= What this task involves =
A single figure is the whole answer: the number of lines in the entries that contain "alpha".

====

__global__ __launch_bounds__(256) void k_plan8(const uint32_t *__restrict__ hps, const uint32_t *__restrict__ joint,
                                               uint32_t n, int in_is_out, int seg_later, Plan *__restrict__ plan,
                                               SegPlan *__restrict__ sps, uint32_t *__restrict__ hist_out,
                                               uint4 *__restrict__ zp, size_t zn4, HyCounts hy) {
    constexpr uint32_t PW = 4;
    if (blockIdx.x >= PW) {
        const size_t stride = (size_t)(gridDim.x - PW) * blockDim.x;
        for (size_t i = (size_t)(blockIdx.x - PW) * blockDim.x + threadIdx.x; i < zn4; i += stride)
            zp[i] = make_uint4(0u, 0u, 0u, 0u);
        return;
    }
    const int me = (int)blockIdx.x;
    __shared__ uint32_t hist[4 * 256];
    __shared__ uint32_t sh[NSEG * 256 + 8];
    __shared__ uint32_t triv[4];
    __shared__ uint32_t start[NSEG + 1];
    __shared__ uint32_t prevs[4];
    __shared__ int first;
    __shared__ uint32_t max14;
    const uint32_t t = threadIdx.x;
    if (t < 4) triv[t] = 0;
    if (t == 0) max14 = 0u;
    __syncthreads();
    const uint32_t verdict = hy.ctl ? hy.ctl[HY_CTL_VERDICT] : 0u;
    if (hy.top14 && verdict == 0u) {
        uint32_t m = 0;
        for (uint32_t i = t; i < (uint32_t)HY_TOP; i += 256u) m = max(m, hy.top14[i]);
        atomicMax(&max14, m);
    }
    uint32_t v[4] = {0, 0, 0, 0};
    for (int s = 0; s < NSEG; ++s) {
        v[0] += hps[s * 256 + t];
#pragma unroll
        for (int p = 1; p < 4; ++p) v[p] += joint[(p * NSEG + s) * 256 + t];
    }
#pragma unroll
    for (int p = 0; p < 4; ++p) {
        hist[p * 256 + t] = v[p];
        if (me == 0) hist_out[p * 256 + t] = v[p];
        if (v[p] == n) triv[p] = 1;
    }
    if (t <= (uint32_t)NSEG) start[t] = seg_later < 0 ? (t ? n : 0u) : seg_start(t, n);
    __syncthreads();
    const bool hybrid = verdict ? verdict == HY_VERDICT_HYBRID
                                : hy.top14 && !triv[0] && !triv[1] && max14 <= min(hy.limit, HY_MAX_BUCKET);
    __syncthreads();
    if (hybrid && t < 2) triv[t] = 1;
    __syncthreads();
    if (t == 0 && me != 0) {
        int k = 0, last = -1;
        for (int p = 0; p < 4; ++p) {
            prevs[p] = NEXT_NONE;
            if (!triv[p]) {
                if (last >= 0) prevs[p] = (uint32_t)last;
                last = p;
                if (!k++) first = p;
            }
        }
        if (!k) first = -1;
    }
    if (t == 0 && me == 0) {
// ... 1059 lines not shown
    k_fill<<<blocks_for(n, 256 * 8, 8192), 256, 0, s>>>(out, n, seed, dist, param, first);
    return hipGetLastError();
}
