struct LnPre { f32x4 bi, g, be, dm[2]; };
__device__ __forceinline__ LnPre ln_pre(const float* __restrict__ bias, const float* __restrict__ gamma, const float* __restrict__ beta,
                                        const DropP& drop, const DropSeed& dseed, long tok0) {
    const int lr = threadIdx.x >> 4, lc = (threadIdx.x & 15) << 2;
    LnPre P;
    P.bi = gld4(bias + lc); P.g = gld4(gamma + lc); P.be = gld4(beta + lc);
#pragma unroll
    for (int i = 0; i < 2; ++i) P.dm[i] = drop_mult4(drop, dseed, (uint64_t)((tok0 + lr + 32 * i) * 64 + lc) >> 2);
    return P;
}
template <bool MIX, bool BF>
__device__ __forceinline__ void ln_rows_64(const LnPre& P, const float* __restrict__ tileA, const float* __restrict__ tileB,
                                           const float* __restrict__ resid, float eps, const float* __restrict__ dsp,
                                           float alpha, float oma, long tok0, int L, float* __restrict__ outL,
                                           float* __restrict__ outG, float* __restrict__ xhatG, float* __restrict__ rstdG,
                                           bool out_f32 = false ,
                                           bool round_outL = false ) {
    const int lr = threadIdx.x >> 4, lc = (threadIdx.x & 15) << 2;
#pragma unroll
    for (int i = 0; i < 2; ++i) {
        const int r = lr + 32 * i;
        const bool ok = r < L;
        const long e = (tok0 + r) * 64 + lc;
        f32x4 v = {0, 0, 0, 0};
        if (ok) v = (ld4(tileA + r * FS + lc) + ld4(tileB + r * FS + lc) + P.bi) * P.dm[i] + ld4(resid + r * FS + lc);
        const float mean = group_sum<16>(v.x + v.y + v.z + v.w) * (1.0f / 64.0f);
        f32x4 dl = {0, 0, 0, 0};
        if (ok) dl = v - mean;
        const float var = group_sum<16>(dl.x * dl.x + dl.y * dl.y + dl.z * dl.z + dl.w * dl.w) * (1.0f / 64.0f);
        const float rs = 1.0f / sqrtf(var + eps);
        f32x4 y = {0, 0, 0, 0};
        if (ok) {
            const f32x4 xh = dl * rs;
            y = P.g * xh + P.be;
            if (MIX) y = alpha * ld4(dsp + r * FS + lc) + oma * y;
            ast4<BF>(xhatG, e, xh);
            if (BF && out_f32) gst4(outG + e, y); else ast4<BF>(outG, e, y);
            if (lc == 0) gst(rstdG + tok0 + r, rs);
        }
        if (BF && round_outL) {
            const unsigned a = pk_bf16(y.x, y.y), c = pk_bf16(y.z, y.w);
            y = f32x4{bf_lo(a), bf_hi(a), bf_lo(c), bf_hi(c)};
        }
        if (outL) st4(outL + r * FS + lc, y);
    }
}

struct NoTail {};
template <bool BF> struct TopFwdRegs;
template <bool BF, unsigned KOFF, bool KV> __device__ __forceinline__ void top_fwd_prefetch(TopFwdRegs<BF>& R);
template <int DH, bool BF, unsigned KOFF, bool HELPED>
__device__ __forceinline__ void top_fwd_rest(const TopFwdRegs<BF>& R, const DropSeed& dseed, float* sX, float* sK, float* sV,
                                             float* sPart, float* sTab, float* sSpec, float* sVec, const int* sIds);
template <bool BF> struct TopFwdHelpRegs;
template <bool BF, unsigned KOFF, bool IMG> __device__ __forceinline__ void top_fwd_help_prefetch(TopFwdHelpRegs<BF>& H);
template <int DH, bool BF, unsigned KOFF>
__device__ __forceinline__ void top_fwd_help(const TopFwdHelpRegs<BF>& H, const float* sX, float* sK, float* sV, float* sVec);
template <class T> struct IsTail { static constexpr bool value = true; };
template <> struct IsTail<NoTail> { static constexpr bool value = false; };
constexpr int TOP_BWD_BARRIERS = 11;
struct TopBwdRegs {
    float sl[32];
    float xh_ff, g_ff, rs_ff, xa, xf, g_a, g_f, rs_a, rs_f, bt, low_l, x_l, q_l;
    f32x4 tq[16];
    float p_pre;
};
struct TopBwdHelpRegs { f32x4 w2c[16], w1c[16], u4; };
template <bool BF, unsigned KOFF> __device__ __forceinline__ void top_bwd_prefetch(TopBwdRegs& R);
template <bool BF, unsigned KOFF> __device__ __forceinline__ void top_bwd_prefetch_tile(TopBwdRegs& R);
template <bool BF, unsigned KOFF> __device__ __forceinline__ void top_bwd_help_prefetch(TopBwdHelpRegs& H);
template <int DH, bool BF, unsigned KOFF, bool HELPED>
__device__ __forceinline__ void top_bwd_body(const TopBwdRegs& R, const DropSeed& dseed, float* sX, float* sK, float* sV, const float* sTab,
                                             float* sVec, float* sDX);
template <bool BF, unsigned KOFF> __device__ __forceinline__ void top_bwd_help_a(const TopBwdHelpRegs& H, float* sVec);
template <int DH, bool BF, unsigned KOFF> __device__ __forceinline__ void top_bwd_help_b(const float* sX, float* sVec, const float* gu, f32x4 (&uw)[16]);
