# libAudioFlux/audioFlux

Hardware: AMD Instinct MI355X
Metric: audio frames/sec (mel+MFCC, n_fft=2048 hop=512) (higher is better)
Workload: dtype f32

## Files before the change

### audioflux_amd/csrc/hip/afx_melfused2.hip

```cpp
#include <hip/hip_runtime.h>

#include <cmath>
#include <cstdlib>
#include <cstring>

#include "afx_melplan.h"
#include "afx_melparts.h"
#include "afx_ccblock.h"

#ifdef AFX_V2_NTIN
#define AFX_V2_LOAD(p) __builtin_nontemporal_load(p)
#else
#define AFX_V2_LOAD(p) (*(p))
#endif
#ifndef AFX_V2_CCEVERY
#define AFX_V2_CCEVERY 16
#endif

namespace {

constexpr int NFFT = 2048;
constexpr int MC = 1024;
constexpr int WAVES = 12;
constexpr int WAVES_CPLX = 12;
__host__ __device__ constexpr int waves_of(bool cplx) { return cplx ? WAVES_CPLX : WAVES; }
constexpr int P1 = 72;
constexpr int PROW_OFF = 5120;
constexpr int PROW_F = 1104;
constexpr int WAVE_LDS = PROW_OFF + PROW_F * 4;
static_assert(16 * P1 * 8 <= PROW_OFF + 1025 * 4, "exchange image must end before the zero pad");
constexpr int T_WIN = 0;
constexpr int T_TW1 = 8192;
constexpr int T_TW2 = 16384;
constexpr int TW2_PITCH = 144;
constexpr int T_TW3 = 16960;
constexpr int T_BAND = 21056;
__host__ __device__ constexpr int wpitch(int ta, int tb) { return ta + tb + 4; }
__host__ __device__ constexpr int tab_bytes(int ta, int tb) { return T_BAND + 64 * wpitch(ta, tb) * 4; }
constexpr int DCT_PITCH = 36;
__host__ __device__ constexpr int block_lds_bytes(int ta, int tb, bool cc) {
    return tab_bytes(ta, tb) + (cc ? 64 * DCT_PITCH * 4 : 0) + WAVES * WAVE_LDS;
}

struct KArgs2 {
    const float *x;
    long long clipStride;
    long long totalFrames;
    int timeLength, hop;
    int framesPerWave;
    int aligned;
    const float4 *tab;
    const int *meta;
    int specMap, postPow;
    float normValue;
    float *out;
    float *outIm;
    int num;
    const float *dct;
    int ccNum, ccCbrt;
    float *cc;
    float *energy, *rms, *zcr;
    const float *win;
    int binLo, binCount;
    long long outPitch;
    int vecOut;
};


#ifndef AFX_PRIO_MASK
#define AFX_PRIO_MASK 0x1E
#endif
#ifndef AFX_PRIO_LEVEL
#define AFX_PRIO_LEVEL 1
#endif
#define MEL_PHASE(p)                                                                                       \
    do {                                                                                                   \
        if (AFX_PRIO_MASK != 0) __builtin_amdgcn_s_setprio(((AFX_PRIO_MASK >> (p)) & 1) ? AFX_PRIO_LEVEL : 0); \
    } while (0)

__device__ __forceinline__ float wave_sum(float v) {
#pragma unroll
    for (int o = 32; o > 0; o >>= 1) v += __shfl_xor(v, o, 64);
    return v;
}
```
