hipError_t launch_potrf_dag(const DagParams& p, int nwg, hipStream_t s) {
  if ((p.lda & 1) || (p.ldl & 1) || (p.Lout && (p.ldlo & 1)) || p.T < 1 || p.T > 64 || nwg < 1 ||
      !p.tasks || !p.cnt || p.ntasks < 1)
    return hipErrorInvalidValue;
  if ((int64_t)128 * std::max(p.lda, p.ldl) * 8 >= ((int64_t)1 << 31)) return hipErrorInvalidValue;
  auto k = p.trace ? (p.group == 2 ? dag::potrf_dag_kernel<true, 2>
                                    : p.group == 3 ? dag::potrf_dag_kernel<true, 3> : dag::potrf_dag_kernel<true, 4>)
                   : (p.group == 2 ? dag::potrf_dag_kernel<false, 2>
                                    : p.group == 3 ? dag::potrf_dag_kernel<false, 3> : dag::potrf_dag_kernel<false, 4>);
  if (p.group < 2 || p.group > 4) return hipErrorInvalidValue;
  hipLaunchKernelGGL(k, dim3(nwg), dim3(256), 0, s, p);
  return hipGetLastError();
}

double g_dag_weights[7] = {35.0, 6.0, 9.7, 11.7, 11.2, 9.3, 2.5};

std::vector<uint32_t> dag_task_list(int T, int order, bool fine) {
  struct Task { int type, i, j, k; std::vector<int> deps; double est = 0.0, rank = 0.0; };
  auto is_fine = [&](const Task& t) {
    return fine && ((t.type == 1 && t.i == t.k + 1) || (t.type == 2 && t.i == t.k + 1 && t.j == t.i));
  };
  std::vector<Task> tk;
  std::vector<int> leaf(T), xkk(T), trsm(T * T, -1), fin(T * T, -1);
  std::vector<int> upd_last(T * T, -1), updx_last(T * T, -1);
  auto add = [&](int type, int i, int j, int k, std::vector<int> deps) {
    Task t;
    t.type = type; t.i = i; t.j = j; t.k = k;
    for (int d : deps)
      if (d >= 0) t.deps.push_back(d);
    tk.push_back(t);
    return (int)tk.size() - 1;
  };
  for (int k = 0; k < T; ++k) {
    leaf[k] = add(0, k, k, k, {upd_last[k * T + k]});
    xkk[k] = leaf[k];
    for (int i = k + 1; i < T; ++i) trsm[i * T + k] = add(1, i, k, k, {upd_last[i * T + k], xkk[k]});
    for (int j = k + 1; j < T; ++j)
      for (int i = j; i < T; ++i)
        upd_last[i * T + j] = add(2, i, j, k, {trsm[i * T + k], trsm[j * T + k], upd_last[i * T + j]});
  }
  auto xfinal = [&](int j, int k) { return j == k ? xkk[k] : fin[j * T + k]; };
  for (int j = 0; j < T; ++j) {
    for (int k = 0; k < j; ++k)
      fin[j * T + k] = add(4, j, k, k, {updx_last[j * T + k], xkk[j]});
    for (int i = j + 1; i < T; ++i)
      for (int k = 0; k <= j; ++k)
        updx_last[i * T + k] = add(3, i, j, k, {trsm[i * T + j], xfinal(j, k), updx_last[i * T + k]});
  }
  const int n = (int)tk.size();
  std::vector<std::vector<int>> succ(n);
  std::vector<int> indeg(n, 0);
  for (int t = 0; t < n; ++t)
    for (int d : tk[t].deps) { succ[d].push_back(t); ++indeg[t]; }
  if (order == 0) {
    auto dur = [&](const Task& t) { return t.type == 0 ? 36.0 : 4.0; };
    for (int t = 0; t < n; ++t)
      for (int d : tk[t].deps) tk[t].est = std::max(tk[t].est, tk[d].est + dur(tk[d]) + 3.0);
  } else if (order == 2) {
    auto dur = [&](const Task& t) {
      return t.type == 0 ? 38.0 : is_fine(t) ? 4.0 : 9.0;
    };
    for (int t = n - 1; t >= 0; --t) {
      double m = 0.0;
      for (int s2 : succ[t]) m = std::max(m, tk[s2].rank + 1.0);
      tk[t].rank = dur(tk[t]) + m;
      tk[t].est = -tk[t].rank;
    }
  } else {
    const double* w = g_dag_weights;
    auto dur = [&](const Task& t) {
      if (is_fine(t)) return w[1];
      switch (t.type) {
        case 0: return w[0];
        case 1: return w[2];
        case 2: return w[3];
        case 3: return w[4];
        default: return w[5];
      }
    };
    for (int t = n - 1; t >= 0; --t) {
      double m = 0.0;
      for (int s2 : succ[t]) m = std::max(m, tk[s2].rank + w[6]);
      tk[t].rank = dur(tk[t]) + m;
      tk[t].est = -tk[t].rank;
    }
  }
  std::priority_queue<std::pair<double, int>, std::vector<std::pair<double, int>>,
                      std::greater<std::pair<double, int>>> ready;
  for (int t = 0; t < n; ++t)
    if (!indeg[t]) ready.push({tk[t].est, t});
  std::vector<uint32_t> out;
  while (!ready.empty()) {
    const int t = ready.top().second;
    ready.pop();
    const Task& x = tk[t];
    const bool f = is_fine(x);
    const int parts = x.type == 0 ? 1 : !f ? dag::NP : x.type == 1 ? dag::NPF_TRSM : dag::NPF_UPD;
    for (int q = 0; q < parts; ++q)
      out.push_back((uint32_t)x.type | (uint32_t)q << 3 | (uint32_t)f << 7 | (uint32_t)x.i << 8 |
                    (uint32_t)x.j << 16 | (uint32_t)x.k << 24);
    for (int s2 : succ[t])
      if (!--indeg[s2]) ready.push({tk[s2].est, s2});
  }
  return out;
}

====

= Task answer =
2